| Exercise description |
Search the data for the word "lgkmcnt" and copy every line that contains it.

| Task input |
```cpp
template <int C, int CH, int MODE, bool PLANNED = false>
__global__ void __launch_bounds__(256)
blend_fwd_kernel(int W, int H, int gx, const uint2* __restrict__ ranges, const uint32_t* __restrict__ order,
                 uint32_t* point_list, const uint64_t* __restrict__ sort_keys, const float4* __restrict__ g0,
                 const float4* __restrict__ g1,
                 const float* __restrict__ feats, const float* __restrict__ bg, float* __restrict__ out_color,
                 float* __restrict__ final_T, uint32_t* __restrict__ n_contrib, const uint32_t* __restrict__ seg_off,
                 uint2* __restrict__ masks, uint4* __restrict__ unit_info, float4* __restrict__ snap, float4* __restrict__ rec_a, float4* __restrict__ rec_b,
                 RecTail<C>* __restrict__ rec_c, const uint2* __restrict__ part_list, const uint32_t* __restrict__ totals,
                 float4* __restrict__ part_fin, uint32_t* __restrict__ part_last, uint32_t* __restrict__ part_ticket,
                 uint32_t part_grid, bool parts_sort, uint32_t split_n, bool keep,
// ... 158 lines not shown
#endif
#ifndef GSR_FWD_SORT_STAGGER
#define GSR_FWD_SORT_STAGGER 1
#endif
#ifndef GSR_FWD_TAIL_PRIO
#define GSR_FWD_TAIL_PRIO 704
#endif
    const auto prio_by_length = [&]() {
        if (GSR_FWD_TAIL_PRIO && tile_block >= (uint32_t)GSR_FWD_TAIL_PRIO && n > 0u) { __builtin_amdgcn_s_setprio(3); return; }
        if (n > 1024u) __builtin_amdgcn_s_setprio(3);
        else if (n > 704u) __builtin_amdgcn_s_setprio(2);
        else if (n > 448u) __builtin_amdgcn_s_setprio(1);
    };
#if GSR_FWD_SORT_STAGGER
    if (GSR_FWD_TAIL_PRIO && tile_block >= (uint32_t)GSR_FWD_TAIL_PRIO && n > 0u) __builtin_amdgcn_s_setprio(3);
    else switch ((tile_block >> 8) & 3u) {
        case 0: __builtin_amdgcn_s_setprio(3); break;
        case 1: __builtin_amdgcn_s_setprio(2); break;
        case 2: __builtin_amdgcn_s_setprio(1); break;
        default: __builtin_amdgcn_s_setprio(0); break;
    }
#else
    prio_by_length();
#endif
    const uint64_t* ids_lds = nullptr;
    if (!is_part) {
        if (sort_keys != nullptr) {
#ifdef GSR_FWD_PHASES
            if (n >= 1u && n <= 2048u) ids_lds = sort_small_tile(reinterpret_cast<uint64_t*>(smem), sort_keys + list0, point_list + list0, n, [&]() { FWD_PHASE(); });
#else
            if (n >= 1u && n <= 2048u) ids_lds = sort_small_tile(reinterpret_cast<uint64_t*>(smem), sort_keys + list0, point_list + list0, n);
#endif
            __syncthreads();
            FWD_PHASE();
        }
#if GSR_FWD_SORT_STAGGER
        prio_by_length();
#endif
    } else if (parts_sort && sort_keys != nullptr && n <= SORT_SMALL_CAP) {
        sort_small_tile(reinterpret_cast<uint64_t*>(smem), sort_keys + list0, point_list + list0, n);
        __syncthreads();
    }
    const uint32_t* list = point_list + list0;
    const TransposeConsts tc(lane);

    float T = 1.0f;
    float Cc[C];
#pragma unroll
    for (int ch = 0; ch < C; ch++) Cc[ch] = 0.f;
    uint32_t last = 0;
    uint32_t live = 0;
    bool done = !inside;
    uint32_t seg_cur = (is_part && part_c0 != 0u) ? 0xffffffffu : 0u;

    uint32_t gid_nxt[PT];
    float4 a_nxt[PT], b_nxt[PT];
    float col_nxt[PT][C];
    const auto fetch_ids = [&](uint32_t c0) {
#pragma unroll
        for (int q = 0; q < PT; q++) {
            const uint32_t k = c0 + q * 256 + threadIdx.x;
            gid_nxt[q] = k < n ? (ids_lds != nullptr ? (uint32_t)ids_lds[k] : list[k]) : 0xffffffffu;
        }
    };
    const auto fetch_records = [&]() {
#pragma unroll
        for (int q = 0; q < PT; q++) {
            const uint32_t gid = gid_nxt[q];
            a_nxt[q] = make_float4(0.f, 0.f, 1.f, 0.f);
            b_nxt[q] = make_float4(1.f, 0.f, -1.f, 0.f);
#pragma unroll
            for (int ch = 0; ch < C; ch++) col_nxt[q][ch] = 0.f;
            if (gid != 0xffffffffu) {
                a_nxt[q] = g0[gid];
                b_nxt[q] = g1[gid];
                if constexpr (C % 2 == 0) {
                    const float2* pf = reinterpret_cast<const float2*>(feats + (size_t)C * gid);
#pragma unroll
                    for (int ch = 0; ch < C; ch += 2) { const float2 v = pf[ch / 2]; col_nxt[q][ch] = v.x; col_nxt[q][ch + 1] = v.y; }
                } else {
#pragma unroll
                    for (int ch = 0; ch < C; ch++) col_nxt[q][ch] = feats[(size_t)C * gid + ch];
                }
            }
        }
    };
    const auto park = [&](uint32_t c0, bool words_known, bool words_out, bool recs_out) {
        const uint32_t u_lo = c0 >> 6;
#pragma unroll
        for (int q = 0; q < PT; q++) {
            const InstRec<C> rec = make_rec<C>(a_nxt[q], b_nxt[q], col_nxt[q]);
            ga[q * 256 + threadIdx.x] = rec.a;
            gb[q * 256 + threadIdx.x] = rec.b;
            gc[q * 256 + threadIdx.x] = rec.t;
            if (recs_out) {
                const uint32_t k = c0 + q * 256 + threadIdx.x;
                if (k < n) {
                    rec_a[list0 + k] = rec.a;
                    rec_b[list0 + k] = rec.b;
                    rec_c[list0 + k] = rec.t;
                }
            }
            if (c0 + q * 256 + wave * 64 < n) {
                const int hw = 2 * (4 * q + wave);
                uint2* const gm = masks + ((size_t)(unit0 + u_lo + 4 * q + wave) * 4) * 64 + lane;
                if (words_known) {
// ... 5 lines not shown
                    }
                } else {
                    unit_masks(a_nxt[q], b_nxt[q], tx * TILE, ty * TILE, tc, [&](int blk, uint32_t lo, uint32_t hi) {
                        mk[blk][hw][lane] = lo;
                        mk[blk][hw + 1][lane] = hi;
                        if (words_out) gm[blk * 64] = make_uint2(lo, hi);
                    });
                }
            }
        }
    };
    const auto nonempty_words = [&](uint32_t c0) {
        uint32_t nz = 0;
#pragma unroll
        for (int hh = 0; hh < NH; hh++)
            if (c0 + 32u * hh < n) nz |= (mk[wave][hh][lane] != 0u ? 1u : 0u) << hh;
        return nz;
    };
#ifndef GSR_FWD_PIPE
#define GSR_FWD_PIPE 1
#endif
#if GSR_FWD_PIPE
    typedef float f32x4_ __attribute__((ext_vector_type(4)));
    typedef float f32x2_ __attribute__((ext_vector_type(2)));
    using TailRegs = std::conditional_t<sizeof(RecTail<C>) == 4, float, std::conditional_t<sizeof(RecTail<C>) == 8, f32x2_, f32x4_>>;
    struct RecRegs { f32x4_ a, b; TailRegs k; };
    const uint32_t ga_addr = (uint32_t)(size_t)ga, gc_addr = (uint32_t)(size_t)gc;
    const auto request = [&](RecRegs& r, uint32_t slot) {
        const uint32_t ad = ga_addr + slot * 16u;
        asm volatile("ds_read_b128 %0, %1" : "=&v"(r.a) : "v"(ad) : "memory");
        asm volatile("ds_read_b128 %0, %1 offset:%2" : "=&v"(r.b) : "v"(ad), "n"(16 * CH) : "memory");
        const uint32_t ak = gc_addr + slot * (uint32_t)sizeof(RecTail<C>);
        if constexpr (sizeof(RecTail<C>) == 4) asm volatile("ds_read_b32 %0, %1" : "=&v"(r.k) : "v"(ak) : "memory");
        else if constexpr (sizeof(RecTail<C>) == 8) asm volatile("ds_read_b64 %0, %1" : "=&v"(r.k) : "v"(ak) : "memory");
        else asm volatile("ds_read_b128 %0, %1" : "=&v"(r.k) : "v"(ak) : "memory");
    };
    const auto walk = [&](uint32_t c0, uint32_t nz) {
        const uint32_t mk_lane = (uint32_t)(size_t)&mk[wave][0][lane];
        uint32_t cur = 0, nw = 0;
        int h = 0, nh = 0;
        bool stopped = false;
        if (nz != 0u) { h = __builtin_ctz(nz); cur = mk[wave][h][lane]; nz &= nz - 1u; }
        if (nz != 0u) { nh = __builtin_ctz(nz); nw = mk[wave][nh][lane]; nz &= nz - 1u; }
        uint32_t slot = (uint32_t)(h * 32 + __builtin_ctz(cur | 0x80000000u));
        RecRegs rec0, rec1;
        request(rec0, slot);
        asm volatile("s_waitcnt lgkmcnt(0)" : "+v"(rec0.a), "+v"(rec0.b), "+v"(rec0.k) : : "memory");
        const auto trip = [&](RecRegs& rec, RecRegs& nxt) {
            const bool act = cur != 0u;
            if (snaps || is_part) {
                const uint32_t seg_new = (c0 + (uint32_t)h * 32u) / (uint32_t)SNAP_SEG;
                if (act && seg_new != seg_cur) {
                    seg_cur = seg_new;
                    store_snapshot<C>(snap + ((size_t)(unit0 + seg_new * (SNAP_SEG / 64)) * 256 + pix_in_tile) * SV, T, Cc);
                }
            }
            const uint32_t rest = cur & (cur - 1u);
            const bool exhausted = rest == 0u;
            const uint32_t ncur = exhausted ? nw : rest;
            const int nh2 = exhausted ? nh : h;
            const uint32_t nslot = (uint32_t)(nh2 * 32 + __builtin_ctz(ncur | 0x80000000u));
            const int t = __builtin_ctz(nz | 0x80000000u) & (NH - 1);
            uint32_t wnext;
            asm volatile("ds_read_b32 %0, %1" : "=v"(wnext) : "v"(mk_lane + (uint32_t)t * 256u) : "memory");
            request(nxt, nslot);
            asm volatile("" : "+v"(rec.a), "+v"(rec.b), "+v"(rec.k));
            float col[C];
            col[0] = rec.b[2]; col[1] = rec.b[3];
            if constexpr (C == 3) col[2] = rec.k;
            else {
#pragma unroll
                for (int ch = 2; ch < C; ch++) col[ch] = rec.k[ch - 2];
            }
            const float dx = rec.a[0] - pxf, dy = rec.a[1] - pyf;
            const float power = pair_exp2_arg(rec.a[2], rec.a[3], rec.b[0], dx, dy);
            const float alpha = fminf(ALPHA_MAX, rec.b[1] * __builtin_amdgcn_exp2f(power));
            const bool ok = act && power <= 0.0f && alpha >= ALPHA_MIN;
            const float test_T = T * (1.0f - alpha);
            const bool stop = ok && test_T < T_EPS;
            const bool upd = ok != stop;
            const float w = upd ? alpha * T : 0.0f;
#pragma unroll
            for (int ch = 0; ch < C; ch++) Cc[ch] += col[ch] * w;
            T = upd ? test_T : T;
            last = upd ? c0 + slot + 1u : last;
            live |= (upd ? 1u : 0u) << (((c0 + slot) >> 6) & 31u);
            if constexpr (C == 3)
                asm volatile("s_waitcnt lgkmcnt(0)" : "+v"(wnext), "+v"(nxt.a), "+v"(nxt.b), "+v"(nxt.k), "+v"(T), "+v"(last), "+v"(Cc[0]), "+v"(Cc[1]), "+v"(Cc[2]) : : "memory");
            else if constexpr (C == 4)
                asm volatile("s_waitcnt lgkmcnt(0)" : "+v"(wnext), "+v"(nxt.a), "+v"(nxt.b), "+v"(nxt.k), "+v"(T), "+v"(last), "+v"(Cc[0]), "+v"(Cc[1]), "+v"(Cc[2]), "+v"(Cc[3]) : : "memory");
            else
                asm volatile("s_waitcnt lgkmcnt(0)" : "+v"(wnext), "+v"(nxt.a), "+v"(nxt.b), "+v"(nxt.k), "+v"(T), "+v"(last), "+v"(Cc[0]), "+v"(Cc[1]), "+v"(Cc[2]), "+v"(Cc[3]), "+v"(Cc[4]), "+v"(Cc[5]) : : "memory");
            cur = ncur;
            h = nh2;
            nw = exhausted ? (nz != 0u ? wnext : 0u) : nw;
            nh = exhausted ? t : nh;
            nz = exhausted ? (nz & (nz - 1u)) : nz;
            stopped = stopped || stop;
            cur = stop ? 0u : cur;
            nw = stop ? 0u : nw;
            nz = stop ? 0u : nz;
            slot = nslot;
        };
        while (__ballot(cur != 0u) != 0ull) {
            trip(rec0, rec1);
            trip(rec1, rec0);
        }
// ... 363 lines not shown
```
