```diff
-                        ch.path = (uint16_t)__builtin_ctz(path_free); path_free &= path_free - 1u;
+            for(uint32_t c0 = 0; c0 < n_nxt; c0 += G) {
+                bool live[G];
+                uint32_t parent[G], ring[G], path[G], hist_size[G], plen[G], ext[G];
+                double globalErr[G];
+                bool anylive = false;
+#pragma unroll
+                for(uint32_t j = 0; j < G; ++j) { live[j] = c0 + j < n_nxt && is_alive(c0 + j); anylive = anylive || live[j]; }
+                if(!anylive) continue;
+#pragma unroll
+                for(uint32_t j = 0; j < G; ++j) {
+                    const Leaf<P>& lf = nxt[live[j] ? c0 + j : c0];
+                    parent[j] = lf.parent; ring[j] = lf.ring; path[j] = lf.path; hist_size[j] = lf.hist_size; plen[j] = lf.path_len;
+                    ext[j] = lf.ext; globalErr[j] = lf.globalErr;
+                }
+#pragma unroll
+                for(uint32_t j = 0; j < G; ++j) {
+                    if(!live[j]) continue;
+                    bool further;
+                    if constexpr(BIG) further = bits_get(this->seen_bits, parent[j]); else further = ((seen >> parent[j]) & 1u) != 0;
+                    if(further) {
+                        const uint32_t pr = ring[j], pp = path[j];
+                        if constexpr(BIG) {
+                            ring[j] = bits_take_lowest(this->ring_bits, this->cap);
+                            path[j] = bits_take_lowest(this->path_bits, this->cap);
+                        } else {
+                            ring[j] = (uint32_t)__builtin_ctz(ring_free); ring_free &= ring_free - 1u;
+                            path[j] = (uint32_t)__builtin_ctz(path_free); path_free &= path_free - 1u;
+                        }
+                        const uint32_t nlive = hist_size[j] - 1 < 100 ? hist_size[j] - 1 : 100;
+                        const uint32_t nburst = (nlive * 8 + kCopyChunk16 * 16 - 1) / (kCopyChunk16 * 16);
+                        burst_copy16(rings + (uint64_t)ring[j] * 100, rings + (uint64_t)pr * 100, nburst);
+                        burst_copy4(paths + (uint64_t)path[j] * pathw, paths + (uint64_t)pp * pathw, (plen[j] + 16) >> 4);
                     }
-                    const uint32_t live = ch.hist_size - 1 < 100 ? ch.hist_size - 1 : 100;
-                    const uint32_t nburst = (live * 8 + kCopyChunk16 * 16 - 1) / (kCopyChunk16 * 16);
-                    burst_copy16(rings + (uint64_t)ch.ring * 100, rings + (uint64_t)pr * 100, nburst);
-                    burst_copy4(paths + (uint64_t)ch.path * pathw, paths + (uint64_t)pp * pathw, (ch.path_len + 16) >> 4);
+                    if constexpr(BIG) bits_set(this->seen_bits, parent[j]); else seen |= 1u << parent[j];
                 }
-                if constexpr(BIG) bits_set(this->seen_bits, ch.parent); else seen |= 1u << ch.parent;
-                rings[(uint64_t)ch.ring * 100 + (ch.hist_size - 1) % 100] = ch.globalErr;
-                path_set(paths + (uint64_t)ch.path * pathw, ch.path_len, ch.ext);
-                ch.path_len++;
-                nxt[w] = ch;
-                ++w;
-            }
-            (void)want_term;
+                uint32_t word[G];
+#pragma unroll
+                for(uint32_t j = 0; j < G; ++j) word[j] = paths[(uint64_t)path[j] * pathw + (plen[j] >> 4)];
+#pragma unroll
+                for(uint32_t j = 0; j < G; ++j) {
+                    if(!live[j]) continue;
+                    rings[(uint64_t)ring[j] * 100 + (hist_size[j] - 1) % 100] = globalErr[j];
+                    const uint32_t sh = 2 * (plen[j] & 15u);
+                    paths[(uint64_t)path[j] * pathw + (plen[j] >> 4)] = (word[j] & ~(3u << sh)) | (ext[j] << sh);
+                    if(w != c0 + j) leaf_move(&nxt[w], &nxt[c0 + j]);
+                    nxt[w].ring = (uint16_t)ring[j]; nxt[w].path = (uint16_t)path[j]; nxt[w].path_len = plen[j] + 1;
+                    ++w;
+                }
+            }
             if(4u * w <= (cur == leaf_small ? small_cap() : max_children())) { Leaf<P>* t2 = cur; cur = nxt; nxt = t2; }
             else for(uint32_t i = 0; i < w; ++i) leaf_move(&cur[i], &nxt[i]);
             n_cur = w;
             tock(5, t);
             t = tick();
             if(currentLength >= minLength)
-                for(uint32_t i = 0; i < n_cur; ++i) {
-                    terminated_leaf(cur[i], paths + (uint64_t)cur[i].path * pathw, cur[i].path_len, -1);
-                    if(error) return;
+                for(uint32_t i0 = 0; i0 < n_cur; i0 += kTermGroup) {
+                    uint64_t slo[kTermGroup];
+#pragma unroll
+                    for(uint32_t j = 0; j < kTermGroup; ++j) slo[j] = cur[i0 + j < n_cur ? i0 + j : i0].suf_lo;
+#pragma unroll
+                    for(uint32_t j = 0; j < kTermGroup; ++j) {
+                        const uint32_t i = i0 + j;
+                        if(i >= n_cur || !term_may_hit(slo[j])) continue;
+                        terminated_leaf(cur[i], paths + (uint64_t)cur[i].path * pathw, cur[i].path_len, -1);
+                        if(error) return;
+                    }
                 }
             tock(6, t);
         }
diff --git a/longreadselfcorrect_amd/csrc/wp.hip b/longreadselfcorrect_amd/csrc/wp.hip
--- a/longreadselfcorrect_amd/csrc/wp.hip
+++ b/longreadselfcorrect_amd/csrc/wp.hip
@@ -316,7 +316,7 @@
     bool fast = false;
     uint32_t gen_wait = 0;
     bool want_gen = false;
-    uint64_t pr[8] = {0, 0, 0, 0, 0, 0, 0, 0};
+    uint64_t pr[9] = {0, 0, 0, 0, 0, 0, 0, 0, 0};
     uint64_t t_refill = 0, t_finish = 0, n_fast = 0;
     const bool prof = a.prof != nullptr;
     if(prof) W.prof = pr;
@@ -368,6 +368,7 @@
         atomicAdd(&a.prof[10], (unsigned long long)(__builtin_readcyclecounter() - t_loop0));
         atomicAdd(&a.prof[11], (unsigned long long)W.steps);
         atomicAdd(&a.prof[12], (unsigned long long)n_fast);
+        atomicAdd(&a.prof[13], (unsigned long long)pr[8]);
     }
     flush_counters(a.ctr, W.n_rank, W.n_blk);
 }
```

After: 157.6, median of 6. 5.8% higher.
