diff --git a/gym-trading-env_amd/csrc/gte_launch.h b/gym-trading-env_amd/csrc/gte_launch.h
--- a/gym-trading-env_amd/csrc/gte_launch.h
+++ b/gym-trading-env_amd/csrc/gte_launch.h
@@ -16,6 +16,12 @@
 constexpr size_t RES_LDS_MAX = 160 * 1024;
 constexpr size_t LDS_OPT_IN = 64 * 1024;
 
+enum { STAGE_NONE = 0, STAGE_RAW = 1, STAGE_LATE = 2, STAGE_SLIDE = 3 };
+enum { RING_SCALAR = 0, RING_PLAIN = 1, RING_NT = 2 };
+#ifndef GTE_SLIDE_RING
+#define GTE_SLIDE_RING RING_NT
+#endif
+
 inline uint64_t magic40(uint32_t d) { return ((1ull << 40) + d - 1) / d; }
 
 hipError_t launch_step(const Params& p, int vec, int nt, bool coop, int stage, int blocks, int threads,
@@ -23,6 +29,7 @@
 hipError_t launch_reset(const Params& p, int vec, int nt, bool coop, int stage, int blocks, int threads,
                         hipStream_t stream);
 size_t lds_bytes(const Params& p, int stage);
+int slide_blocks_per_cu(size_t smem);
 hipError_t launch_add_orders(const Params& p, const int32_t* pos_index, const double* limit,
                              const uint8_t* persistent, hipStream_t stream);
 hipError_t launch_affinity_rebuild(const Params& p, int32_t* bins, int n_bins_per_ds, const int32_t* slot_of_rank,
diff --git a/gym-trading-env_amd/csrc/gte_phase_a.h b/gym-trading-env_amd/csrc/gte_phase_a.h
--- a/gym-trading-env_amd/csrc/gte_phase_a.h
+++ b/gym-trading-env_amd/csrc/gte_phase_a.h
@@ -45,6 +45,10 @@
   const int4 c = ri[5];
   s.idx = a.x; s.step = a.y; s.pos = a.z; s.dsi = a.w;
   s.start = b.x; s.needs_reset = b.z; s.lo_n = c.z; s.flags_out = c.w;
+#ifdef GTE_PROBE_NO_COLD_LOAD
+  s.start = a.x - a.y; s.lo_n = 0; s.flags_out = 0;
+  s.needs_reset = (a.x >= (int32_t)p.ds[a.w].T - 1 || (p.max_dur > 0 && a.y >= p.max_dur - 1)) ? 1 : 0;
+#endif
   s.q.asset = d0.x; s.q.fiat = d0.y; s.q.ia = d1.x; s.q.ifi = d1.y;
   s.pv = d2.x; s.realpos = d2.y;
 }
@@ -171,6 +175,23 @@
   if (p.q_ds) qd = p.q_ds[k];
 }
 
+template <int RING, typename T>
+__device__ inline void store_ring_vec(T* dst, const T& v) {
+  if constexpr (RING == RING_NT) __builtin_nontemporal_store(v, dst);
+  else *dst = v;
+}
+template <int RING>
+__device__ inline void store_ring_slot(float* dst, const float x[GTE_MAX_DYN], int nd) {
+  typedef float f2 __attribute__((ext_vector_type(2)));
+  switch (nd) {
+    case 1: store_ring_vec<RING>(dst, x[0]); break;
+    case 2: { const f2 v = {x[0], x[1]}; store_ring_vec<RING>((f2*)dst, v); break; }
+    case 3: store_ring_vec<RING>(dst, x[0]); store_ring_vec<RING>(dst + 1, x[1]); store_ring_vec<RING>(dst + 2, x[2]); break;
+    default: { const float4_t v = {x[0], x[1], x[2], x[3]}; store_ring_vec<RING>((float4_t*)dst, v); break; }
+  }
+}
+
+template <int RING = RING_SCALAR>
 __device__ inline void make_job(const Params& p, int e, const EnvRegs& s, bool fresh,
                                 ObsJob& job) {
 #pragma unroll
@@ -180,10 +201,17 @@
       const double x = (p.dyn_kind[i] == GTE_DYN_REAL_POSITION) ? s.realpos
                                                                 : p.positions[s.pos];
       v = (float)x;
-      const int64_t slot = p.persist ? (int64_t)s.idx : (int64_t)(s.idx % p.W);
-      p.ring[((int64_t)e * p.depth + slot) * p.nd + i] = v;
+      if constexpr (RING == RING_SCALAR) {
+        const int64_t slot = p.persist ? (int64_t)s.idx : (int64_t)(s.idx % p.W);
+#ifndef GTE_PROBE_NO_RING_STORE
+        p.ring[((int64_t)e * p.depth + slot) * p.nd + i] = v;
+#endif
+      }
     }
     job.cur[i] = v;
+  }
+  if constexpr (RING != RING_SCALAR) {
+    if (p.nd > 0) store_ring_slot<RING>(p.ring + ((int64_t)e * p.depth + (int64_t)(s.idx % p.W)) * p.nd, job.cur, p.nd);
   }
   const int32_t first = s.idx - p.W + 1;
   job.src = p.ds[s.dsi].feat + (int64_t)first * p.Fobs;
@@ -212,7 +240,7 @@
   int32_t idx, dsi;
 };
 
-template <int MODE>
+template <int MODE, int RING = RING_SCALAR>
 __device__ inline void phase_a(const Params& p, int e, bool active, int lane, ObsJob& job,
                                FinalJob* fin = nullptr, bool compact = true,
                                double* pv_out = nullptr, EnvRegs* carried = nullptr,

| Answer section |
        asm volatile("s_waitcnt lgkmcnt(0)" : "+v"(rec0.a), "+v"(rec0.b), "+v"(rec0.k) : : "memory");
                asm volatile("s_waitcnt lgkmcnt(0)" : "+v"(wnext), "+v"(nxt.a), "+v"(nxt.b), "+v"(nxt.k), "+v"(T), "+v"(last), "+v"(Cc[0]), "+v"(Cc[1]), "+v"(Cc[2]) : : "memory");
                asm volatile("s_waitcnt lgkmcnt(0)" : "+v"(wnext), "+v"(nxt.a), "+v"(nxt.b), "+v"(nxt.k), "+v"(T), "+v"(last), "+v"(Cc[0]), "+v"(Cc[1]), "+v"(Cc[2]), "+v"(Cc[3]) : : "memory");
                asm volatile("s_waitcnt lgkmcnt(0)" : "+v"(wnext), "+v"(nxt.a), "+v"(nxt.b), "+v"(nxt.k), "+v"(T), "+v"(last), "+v"(Cc[0]), "+v"(Cc[1]), "+v"(Cc[2]), "+v"(Cc[3]), "+v"(Cc[4]), "+v"(Cc[5]) : : "memory");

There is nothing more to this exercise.